By Hank Berrien
President Biden’s support among Hispanics has plummeted in the last 12 months to less than half of his approval numbers last year, according to a new poll.
Quinnipiac University’s poll in May 2021 found Biden’s approval rating among Hispanics riding high at 55% after he had garnered 59% of the Hispanic vote in the 2020 election. But the poll released this week revealed that number had plunged to 26%, barely more than a quarter of Hispanics.
“Biden is less popular among Hispanics than any other demographic, including age and gender,” Fox News noted of the poll’s results.
A paltry 27% of Hispanics approved of Biden’s economic policies, a percentage even lower than the 32% of Americans nationwide. Hispanics ranked inflation as the most pressing issue concerning them.
In March, Axios reported that their poll showed inflation had replaced COVID-19 as the major source for concern among Hispanics.
“Getting prices under control is very clearly the number one priority for the majority of Hispanics and Latinos, and it underscores the challenges Biden is facing now,” Ipsos pollster Chris Jackson acknowledged. “There’s not really a single issue that’s super-dominant, but we’re seeing a shift from a focus on COVID and COVID-related issues much more to inflation, cost pressures, supply chain breakdowns.”

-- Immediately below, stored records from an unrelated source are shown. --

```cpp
#ifndef SH_RESID_LDS
#define SH_RESID_LDS 1
#endif
template <int NU, int NT, bool RESID, bool STAMP, int KST, int ACT>
__device__ __forceinline__ void gru_proj_body(const float *__restrict__ in, float *__restrict__ out,
                                              const float *__restrict__ resid,
                                              const unsigned *__restrict__ iWp, const float *__restrict__ ibfrag,
                                              const unsigned *__restrict__ sWp, const unsigned *__restrict__ sW2p,
                                              const ShMeta &md, int backward, const ShGruLanes &L,
                                              unsigned long long *dbg, const ShConvFuse &cf) {
    constexpr bool CONV = KST > 0;
    static_assert(NU % 2 == 0, "k steps of 32 units");
    constexpr int KS = NU / 2;
    constexpr int PBUF = KS * 2 * 64 * 4;
    constexpr int XBUF = 3 * NU * 256;
    constexpr int TBUF = 4 * PBUF + 2 * XBUF;
    constexpr int RBUF = NU * 256;
    constexpr bool RLDS = RESID && !CONV && SH_RESID_LDS && (NT * (TBUF + 3 * RBUF) * 4 <= 160 * 1024);
    unsigned long long pa = 0, pb = 0, pc = 0, pd = 0, pt0 = 0, pt1;
    unsigned long long q1 = 0, q2 = 0, q3 = 0, q4 = 0, q5 = 0, qt0 = 0, qt1;
#define QSTAMP(acc) do { if (STAMP) { qt1 = __builtin_readcyclecounter(); acc += qt1 - qt0; qt0 = qt1; } } while (0)
#define PSTAMP(acc) do { if (STAMP) { pt1 = __builtin_readcyclecounter(); acc += pt1 - pt0; pt0 = pt1; } } while (0)
#define PDUMP() do { if (STAMP && dbg && lane == 0) { unsigned long long *d_ = dbg + ((long long)blockIdx.x * 2 * NU + wave) * 16; d_[0] = pa; d_[1] = pb; d_[2] = pc; d_[3] = pd; d_[4] = nit; d_[5] = q1; d_[6] = q2; d_[7] = q3; d_[8] = q4; d_[9] = q5; } } while (0)
    extern __shared__ __attribute__((aligned(16))) unsigned ldsw[];
    const int lane = threadIdx.x & 63;
    const unsigned lofs = (unsigned)lane * 4u;
    typedef __attribute__((address_space(1))) float *gf32;
    typedef __attribute__((address_space(1))) f32x4 *gf32x4;
    auto gload = [&](const float *base) { gf32 b = (gf32)base; asm volatile("" : "+s"(b)); return *(gf32x4)(b + lofs); };
    auto gstore = [&](float *base, f32x4 v) { gf32 b = (gf32)base; asm volatile("" : "+s"(b)); *(gf32x4)(b + lofs) = v; };
    const int wave = __builtin_amdgcn_readfirstlane(threadIdx.x >> 6);
    const bool rec = wave < NU;
    const int u = rec ? wave : wave - NU;

    ShSplit w0[KS], w1[KS], w2[KS];
    {
        const unsigned *f0 = rec ? sWp + (long long)u * KS * 512 : iWp + (long long)u * KS * 512;
        const unsigned *f1 = rec ? sWp + (long long)(NU + u) * KS * 512 : iWp + (long long)(NU + u) * KS * 512;
        const unsigned *f2 = rec ? sW2p + (long long)u * KS * 512 : iWp + (long long)(2 * NU + u) * KS * 512;
#pragma unroll
        for (int ks = 0; ks < KS; ks++) {
            w0[ks] = load_pieces(f0 + ks * 512, lane);
            w1[ks] = load_pieces(f1 + ks * 512, lane);
            w2[ks] = load_pieces(f2 + ks * 512, lane);
        }
#pragma unroll
        for (int ks = 0; ks < KS; ks++)
            asm volatile("" : "+v"(w0[ks].p1), "+v"(w0[ks].p2), "+v"(w1[ks].p1), "+v"(w1[ks].p2), "+v"(w2[ks].p1), "+v"(w2[ks].p2));
    }
    const int wofs = (((u >> 1) * 2) * 64 + lane) * 4 + (u & 1) * 2;
    auto publish = [&](unsigned *buf, f32x4 v) {
        unsigned a1, a2, b1, b2;
        if (SH_ABL & 4) { a1 = __float_as_uint(v[0]); a2 = __float_as_uint(v[1]); b1 = __float_as_uint(v[2]); b2 = __float_as_uint(v[3]); }
        else { split_pair(v[0], v[1], a1, a2); split_pair(v[2], v[3], b1, b2); }
        *(uint2 *)(buf + wofs) = make_uint2(a1, b1);
        *(uint2 *)(buf + wofs + 256) = make_uint2(a2, b2);
    };
    auto pieces = [&](const unsigned *buf, int ks) { return load_pieces(buf + ks * 512, lane); };
    auto lds_h = [&](int tl) { return ldsw + tl * TBUF; };
    auto lds_rh = [&](int tl) { return ldsw + tl * TBUF + PBUF; };
    auto lds_in = [&](int tl, int par) { return ldsw + tl * TBUF + (2 + par) * PBUF; };
    auto lds_x = [&](int tl, int par) { return (float *)(ldsw + tl * TBUF + 4 * PBUF + par * XBUF); };
    auto lds_raw = [&](int tl, int slot) { return (float *)(ldsw + NT * TBUF + (tl * 3 + slot) * RBUF) + (u * 64 + lane) * 4; };

    ShLaneCursor c[NT] = {};
    int my_it[NT], nit = 0;
#pragma unroll
    for (int tl = 0; tl < NT; tl++) {
        const int ln = blockIdx.x * NT + tl;
        c[tl].sgi = __builtin_amdgcn_readfirstlane(L.lane_off[ln]);
        c[tl].sge = __builtin_amdgcn_readfirstlane(L.lane_off[ln + 1]);
        int n = 0;
        for (int i = c[tl].sgi; i < c[tl].sge; i++) n += L.seg[i].s1 - L.seg[i].s0;
        my_it[tl] = __builtin_amdgcn_readfirstlane(n);
        nit = max(nit, my_it[tl]);
    }
    if (nit == 0) return;
    auto enter = [&](ShLaneCursor &cc) {
        cc.ok = cc.sgi < cc.sge;
        if (cc.ok) {
            const ShGruSegD sg = L.seg[cc.sgi];
            cc.tile = __builtin_amdgcn_readfirstlane(sg.tile);
            cc.s = __builtin_amdgcn_readfirstlane(sg.s0);
            cc.s1 = __builtin_amdgcn_readfirstlane(sg.s1);
            cc.Tt = __builtin_amdgcn_readfirstlane(md.tile_T[cc.tile]);
            cc.boff = __builtin_amdgcn_readfirstlane((int)md.tile_boff[cc.tile]);
        }
    };
    auto column = [&](const ShLaneCursor &cc) { return (long long)cc.boff + (backward ? cc.Tt - 1 - cc.s : cc.s); };

    if (!rec) {
        if (SH_PROJ_PRIO) __builtin_amdgcn_s_setprio(SH_PROJ_PRIO);
        f32x4 bz = *(const f32x4 *)(ibfrag + (u * 64 + lane) * 4);
        f32x4 br = *(const f32x4 *)(ibfrag + ((NU + u) * 64 + lane) * 4);
        asm volatile("" : "+v"(bz), "+v"(br));
        f32x4 bh = *(const f32x4 *)(ibfrag + ((2 * NU + u) * 64 + lane) * 4);
        asm volatile("" : "+v"(bh));
        int e_irr[NT], e_pw[NT], e_N[NT], e_T[NT];
        unsigned e_soff[NT];
        float ca[CONV ? KST : 1];
        f32x4 cb = {0.f, 0.f, 0.f, 0.f};
        auto read_consts = [&](int tl) {
            if (CONV && c[tl].ok) {
                const int rd = c[tl].tile * 16 + (lane & 15);
                const int4 ev = ((const int4 *)cf.edge)[rd];
                e_irr[tl] = ev.x; e_pw[tl] = ev.y * 16 + ev.z; e_N[tl] = ev.w;
                e_T[tl] = md.rT[rd];
                e_soff[tl] = (unsigned)md.sig_off[rd];
            }
        };
        if (CONV) {
#pragma unroll
            for (int ks = 0; ks < (CONV ? KST : 1); ks++)
                ca[ks] = (4 * ks + (lane >> 4) < cf.g.WL) ? cf.W[(4 * ks + (lane >> 4)) * cf.g.F + 16 * u + (lane & 15)] : 0.0f;
            cb = *(const f32x4 *)(cf.bias + 16 * u + 4 * (lane >> 4));
#pragma unroll
            for (int tl = 0; tl < NT; tl++) { e_irr[tl] = 0; e_pw[tl] = 0; e_N[tl] = 0; e_T[tl] = 0; e_soff[tl] = 0u; }
        }
        struct XQ { f32x4 v; float xs[CONV ? KST : 1]; int meta; int tile; };
        auto fetch = [&](ShLaneCursor &cc, int tl) {
            XQ x;
            x.meta = 0; x.tile = 0;
            if constexpr (!CONV) {
                const long long col = cc.ok ? column(cc) : 0;
                x.v = gload(in + (col * NU + u) * 256);
            } else {
                const int tb = cc.ok ? (backward ? cc.Tt - 1 - cc.s : cc.s) : 0;
                const bool live = cc.ok && tb < e_T[tl];
                const int j = e_T[tl] - 1 - tb;
                const bool regular = live && !(j < 32 && ((e_irr[tl] >> (j & 31)) & 1));
                const int base = tb * cf.g.st - cf.g.padL + (lane >> 4);
                typedef __attribute__((address_space(1))) float *gsf;
                gsf sb = (gsf)cf.sig; asm volatile("" : "+s"(sb));
                int okbits = 0;
#pragma unroll
                for (int ks = 0; ks < KST; ks++) {
                    const int idx = base + 4 * ks;
                    const bool ok = regular && 4 * ks + (lane >> 4) < cf.g.WL && idx >= 0 && idx < e_N[tl];
                    x.xs[ks] = (SH_FUSE_ABL & 1) ? (float)idx : *(sb + (e_soff[tl] + (unsigned)(ok ? idx : 0)));
                    okbits |= ok ? (256 << ks) : 0;
                }
                const int jw = tb - (e_pw[tl] >> 4);
                const int wp = (e_pw[tl] & 15) + jw * cf.g.st;
                x.meta = (live ? ((jw >= 0 && wp < cf.g.padR) ? wp + 2 : 1) : 0) | okbits;
                x.tile = cc.tile;
            }
            if (cc.ok) {
                cc.s++;
                if (cc.s == cc.s1) { cc.sgi++; enter(cc); read_consts(tl); }
            }
            return x;
        };
        auto chunk_of = [&](const XQ &x) {
            if constexpr (!CONV) return x.v;
            else {
                f32x4 acc = cb;
#pragma unroll
                for (int ks = 0; ks < KST; ks++) { if (SH_FUSE_ABL & 2) acc[0] += ca[ks] * x.xs[ks]; else acc = mfma4(ca[ks], ((x.meta >> (8 + ks)) & 1) ? x.xs[ks] : 0.0f, acc); }
                const int rd = x.tile * 16 + (lane & 15);
                const int colcode = x.meta & 255;
                if (!(SH_FUSE_ABL & 4) && colcode >= 2) {
                    const int N = md.rN[rd], w = colcode - 2;
                    const float *xp = cf.sig + md.sig_off[rd] + (N - cf.g.WL + 1 + w);
                    const int f0 = 16 * u + 4 * (lane >> 4);
                    for (int tap = 0; tap < cf.g.WL - w - 1; tap++) {
                        const f32x4 wv = *(const f32x4 *)(cf.W + tap * cf.g.F + f0);
                        acc += wv * xp[tap];
                    }
                }
                if (colcode == 0) acc = f32x4{0.f, 0.f, 0.f, 0.f};
                else if (!(SH_FUSE_ABL & 8)) {
                    bool out_of_range = false;
#pragma unroll
                    for (int r = 0; r < 4; r++) {
                        const float v = ACT ? d_tanh(acc[r]) : d_elu(acc[r]);
                        out_of_range |= !(__builtin_fabsf(v) < SH_ACT_LIMIT) | !(__builtin_fabsf(acc[r]) <= 3.0e38f);
                        acc[r] = (v == v) ? __builtin_amdgcn_fmed3f(v, -SH_ACT_LIMIT, SH_ACT_LIMIT) : 0.0f;
                    }
                    if (out_of_range && cf.bad) cf.bad[rd] = 1u;
                }
                return acc;
            }
        };
        XQ xq1[NT], xq2[NT];
        auto project_h = [&](const unsigned *ibuf, float *xdst) {
            ShSplit ip[KS];
#pragma unroll
            for (int ks = 0; ks < KS; ks++) ip[ks] = pieces(ibuf, ks);
            const f32x4 dst = (SH_ABL & 8) ? bh : split_dot<KS>(w2, ip, bh);
            *(f32x4 *)(xdst + ((2 * NU + u) * 64 + lane) * 4) = dst;
            if ((SH_ABL & 16) && !(u == 2 || u == 3)) {
                const f32x4 extra = split_dot<KS>(w0, ip, bh);
                asm volatile("" :: "v"(extra));
            }
        };
        auto project_zr = [&](const unsigned *ibuf, float *xdst) {
            f32x4 cz = bz, cr = br;
            if (!(SH_ABL & 8) && !((SH_ABL & 16) && (u == 2 || u == 3))) {
                ShSplit ip[KS];
#pragma unroll
                for (int ks = 0; ks < KS; ks++) ip[ks] = pieces(ibuf, ks);
                split_dot2<KS>(w0, w1, ip, cz, cr);
            }
            *(f32x4 *)(xdst + (u * 64 + lane) * 4) = cz;
            *(f32x4 *)(xdst + ((NU + u) * 64 + lane) * 4) = cr;
        };
#pragma unroll
        for (int tl = 0; tl < NT; tl++) {
            enter(c[tl]);
            read_consts(tl);
            const XQ xin = fetch(c[tl], tl);
            xq1[tl] = fetch(c[tl], tl); xq2[tl] = fetch(c[tl], tl);
            publish(lds_in(tl, 0), chunk_of(xin));
            if constexpr (RLDS) *(f32x4 *)lds_raw(tl, 0) = chunk_of(xin);
        }
        lds_barrier();
#pragma unroll
        for (int tl = 0; tl < NT; tl++) {
            project_h(lds_in(tl, 0), lds_x(tl, 0));
            project_zr(lds_in(tl, 0), lds_x(tl, 0));
            publish(lds_in(tl, 1), chunk_of(xq1[tl]));
            if constexpr (RLDS) *(f32x4 *)lds_raw(tl, 1) = chunk_of(xq1[tl]);
            xq1[tl] = xq2[tl];
            xq2[tl] = fetch(c[tl], tl);
        }
        lds_barrier();
        if (STAMP) pt0 = __builtin_readcyclecounter();
        int wslot = 2;
        if constexpr (CONV || SH_PROJ_INPLACE) {
            auto step = [&](int it, const int par, XQ (&e)[NT]) {
                const int np = par ^ 1;
#pragma unroll
                for (int tl = 0; tl < NT; tl++) project_h(lds_in(tl, np), lds_x(tl, np));
                PSTAMP(pa);
                lds_barrier();
                PSTAMP(pb);
#pragma unroll
                for (int tl = 0; tl < NT; tl++) {
                    publish(lds_in(tl, par), chunk_of(e[tl]));
                    if constexpr (RLDS) *(f32x4 *)lds_raw(tl, wslot) = chunk_of(e[tl]);
                    e[tl] = fetch(c[tl], tl);
                }
                if constexpr (RLDS) wslot = wslot == 2 ? 0 : wslot + 1;
                __builtin_amdgcn_sched_barrier(0);
                if (STAMP) { qt1 = __builtin_readcyclecounter(); q1 += qt1 - pt0; }
#pragma unroll
                for (int tl = 0; tl < NT; tl++) project_zr(lds_in(tl, np), lds_x(tl, np));
                PSTAMP(pc);
                lds_barrier();
                PSTAMP(pd);
            };
            for (int it = 0; it < nit; it += 2) {
                step(it, 0, xq1);
                if (it + 1 < nit) step(it + 1, 1, xq2);
            }
        } else
        for (int it = 0; it < nit; it++) {
            const int np = (it + 1) & 1;
            if (SH_PDELAY_A) __builtin_amdgcn_s_sleep(SH_PDELAY_A);
#pragma unroll
            for (int tl = 0; tl < NT; tl++) project_h(lds_in(tl, np), lds_x(tl, np));
            PSTAMP(pa);
            lds_barrier();
            PSTAMP(pb);
            if (SH_PROJ_VALU_FIRST) {
#pragma unroll
                for (int tl = 0; tl < NT; tl++) {
                    publish(lds_in(tl, it & 1), chunk_of(xq1[tl]));
                    if constexpr (RLDS) *(f32x4 *)lds_raw(tl, wslot) = chunk_of(xq1[tl]);
                    xq1[tl] = xq2[tl];
                    xq2[tl] = fetch(c[tl], tl);
                }
                __builtin_amdgcn_sched_barrier(0);
            }
            if (SH_PDELAY_B) __builtin_amdgcn_s_sleep(SH_PDELAY_B);
#pragma unroll
            for (int tl = 0; tl < NT; tl++) project_zr(lds_in(tl, np), lds_x(tl, np));
            if (!SH_PROJ_VALU_FIRST) {
#pragma unroll
                for (int tl = 0; tl < NT; tl++) {
                    publish(lds_in(tl, it & 1), chunk_of(xq1[tl]));
                    if constexpr (RLDS) *(f32x4 *)lds_raw(tl, wslot) = chunk_of(xq1[tl]);
                    xq1[tl] = xq2[tl];
                    xq2[tl] = fetch(c[tl], tl);
                }
            }
            if constexpr (RLDS) wslot = wslot == 2 ? 0 : wslot + 1;
            PSTAMP(pc);
            lds_barrier();
            PSTAMP(pd);
        }
        PDUMP();
        return;
    }

    if (SH_REC_PRIO) __builtin_amdgcn_s_setprio(SH_REC_PRIO);
    if (SH_REC45_PRIO && NU == 6 && wave >= 4) __builtin_amdgcn_s_setprio(SH_REC45_PRIO);
    static_assert(NT <= 2, "two block counts per register");
    unsigned myT2 = 0;
    f32x4 h[NT];
    auto take_over = [&](int tl) {
        h[tl] = (f32x4){0.f, 0.f, 0.f, 0.f};
        int mt = 0;
        if (c[tl].ok) mt = md.rT[c[tl].tile * 16 + (lane & 15)];
        if (NT == 1) myT2 = (unsigned)mt;
        else myT2 = tl ? ((myT2 & 0xffffu) | ((unsigned)mt << 16)) : ((myT2 & 0xffff0000u) | ((unsigned)mt & 0xffffu));
        if (!c[tl].ok) return;
        if (c[tl].s > 0) {
            if (!sh_wait_flag(L.flag + c[tl].tile, (unsigned)NU, L.flag + L.ntile) && lane == 0)
                __hip_atomic_store(L.flag + L.ntile, 1u, __ATOMIC_RELAXED, __HIP_MEMORY_SCOPE_AGENT);
            __builtin_amdgcn_fence(__ATOMIC_ACQUIRE, "agent");
            const float *hs = L.hstate + ((long long)c[tl].tile * NU + u) * 256 + lane * 4;
#pragma unroll
            for (int k = 0; k < 4; k++) h[tl][k] = __hip_atomic_load(hs + k, __ATOMIC_RELAXED, __HIP_MEMORY_SCOPE_AGENT);
        }
        asm volatile("" : "+v"(myT2), "+v"(h[tl][0]), "+v"(h[tl][1]), "+v"(h[tl][2]), "+v"(h[tl][3]));
    };
    long long oix[NT];
    const long long dstep = backward ? -(long long)(NU * 256) : (long long)(NU * 256);
    auto cur_off = [&](int tl) {
        const long long v = c[tl].ok ? (column(c[tl]) * NU + u) * 256 : (long long)(u * 256);
        const unsigned lo = __builtin_amdgcn_readfirstlane((unsigned)v), hi = __builtin_amdgcn_readfirstlane((unsigned)(v >> 32));
        return (long long)(((unsigned long long)hi << 32) | lo);
    };
#pragma unroll
    for (int tl = 0; tl < NT; tl++) {
        enter(c[tl]);
        take_over(tl);
        oix[tl] = cur_off(tl);
        publish(lds_h(tl), h[tl]);
    }
    lds_barrier();
    lds_barrier();
    if (STAMP) pt0 = __builtin_readcyclecounter();
    f32x4 rs[NT];
    auto resid_fetch = [&](int tl) {
        rs[tl] = gload(resid + oix[tl]);
    };
    if (RESID && !RLDS) {
#pragma unroll
        for (int tl = 0; tl < NT; tl++) resid_fetch(tl);
    }
    int rslot = 0;
    for (int it = 0; it < nit; it++) {
        const int par = it & 1;
        f32x4 cr[NT], cz[NT];
        f32x4 z[NT];
        if (SH_RFIRST) {
            ShSplit hp[NT][KS];
#pragma unroll
            for (int tl = 0; tl < NT; tl++) {
                const float *xs = lds_x(tl, par);
                cz[tl] = *(const f32x4 *)(xs + (u * 64 + lane) * 4);
                cr[tl] = *(const f32x4 *)(xs + ((NU + u) * 64 + lane) * 4);
#pragma unroll
                for (int ks = 0; ks < KS; ks++) hp[tl][ks] = pieces(lds_h(tl), ks);
                cr[tl] = split_dot<KS>(w1, hp[tl], cr[tl]);
            }
#pragma unroll
            for (int tl = 0; tl < NT; tl++) cz[tl] = split_dot<KS>(w0, hp[tl], cz[tl]);
#pragma unroll
            for (int tl = 0; tl < NT; tl++) publish(lds_rh(tl), abl_logistic4(cr[tl]) * h[tl]);
        } else {
#pragma unroll
        for (int tl = 0; tl < NT; tl++) {
            const float *xs = lds_x(tl, par);
            cz[tl] = *(const f32x4 *)(xs + (u * 64 + lane) * 4);
            cr[tl] = *(const f32x4 *)(xs + ((NU + u) * 64 + lane) * 4);
            ShSplit hp[KS];
#pragma unroll
            for (int ks = 0; ks < KS; ks++) hp[ks] = pieces(lds_h(tl), ks);
            split_dot2<KS>(w1, w0, hp, cr[tl], cz[tl]);
        }
#pragma unroll
        for (int tl = 0; tl < NT; tl++) {
            publish(lds_rh(tl), abl_logistic4(cr[tl]) * h[tl]);
            z[tl] = abl_logistic4(cz[tl]);
        }
        }
        PSTAMP(pa);
        lds_barrier();
        PSTAMP(pb);
        if (STAMP) qt0 = __builtin_readcyclecounter();
        f32x4 ch[NT];
#pragma unroll
        for (int tl = 0; tl < NT; tl++) {
            ShSplit rp[KS];
#pragma unroll
            for (int ks = 0; ks < KS; ks++) rp[ks] = pieces(lds_rh(tl), ks);
            ch[tl] = split_dot<KS>(w2, rp, *(const f32x4 *)(lds_x(tl, par) + ((2 * NU + u) * 64 + lane) * 4));
            if (STAMP) __builtin_amdgcn_sched_barrier(0);
            QSTAMP(q1);
        }
        if (SH_RFIRST) {
#pragma unroll
            for (int tl = 0; tl < NT; tl++) z[tl] = abl_logistic4(cz[tl]);
        }
        if (STAMP) { asm volatile("" :: "v"(z[0]), "v"(z[NT - 1])); __builtin_amdgcn_sched_barrier(0); }
        QSTAMP(q2);
#pragma unroll
        for (int tl = 0; tl < NT; tl++) {
            const bool live = it < my_it[tl];
            const int t = backward ? c[tl].Tt - 1 - c[tl].s : c[tl].s;
            const bool active = t < (int)(NT == 1 ? myT2 : (tl ? (myT2 >> 16) : (myT2 & 0xffffu)));
            if constexpr (RLDS) rs[tl] = *(const f32x4 *)lds_raw(tl, rslot);
            {
                const f32x4 hbar = abl_tanh4(ch[tl]);
                const f32x4 hn = z[tl] * h[tl] + (1.0f - z[tl]) * hbar;
#pragma unroll
                for (int k = 0; k < 4; k++) h[tl][k] = active ? hn[k] : 0.0f;
            }
            if (STAMP) { asm volatile("" :: "v"(h[tl])); __builtin_amdgcn_sched_barrier(0); }
            QSTAMP(q3);
            if (live) {
// ... 83 lines not shown
```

“If Republicans were to consistently draw just over 30 percent of the Hispanic vote, they would likely dominate American politics in both presidential and congressional races,” Merrill Matthews of the Institute for Policy Innovation posited.
Biden’s 21-point margin of victory among Hispanics in the 2020 election, 59%-38%, represented a steep decline from Hillary Clinton’s lead in 2016, when she won the Hispanic vote by a whopping 38 points, 66% to 28%.
Among Hispanics, Cubans are famously conservative, as they remember all too well the dangers of communism.
Up to 58% of Cuban registered voters said they affiliated with or leaned toward the Republican Party, while 38% identified with the Democratic Party or lean Democratic, according to a Pew Research Center survey from the fall of 2020.
This week, Biden may have inflamed Hispanics even further, as he eased restrictive policies targeting Cuba and Venezuela.
“The Biden Administration’s new policy removes the cap on dollar remittances that Americans may send to Cuba, reopens air travel to cities across the island, and restores travel by so-called educational groups,” The Wall Street Journal reported. “The practical effect will be to supply the regime, which controls all commerce, with hard currency to keep its repression going.”
“Who benefits from President Biden’s sudden U.S. opening to repressive communist Cuba?” an opinion piece in The Miami Herald complained. “Not American democracy — and not Florida, where the move almost feels like a betrayal by Biden and his administration.”
“By delivering a Cuba appeasement policy, offering Venezuela sanctions relief and removing Colombia’s communist Revolutionary Armed Forces (FARC) from the U.S. list of foreign terrorist organizations,” Biden gave Americans “reasons to believe that the left-wing rules the party,” the piece surmised.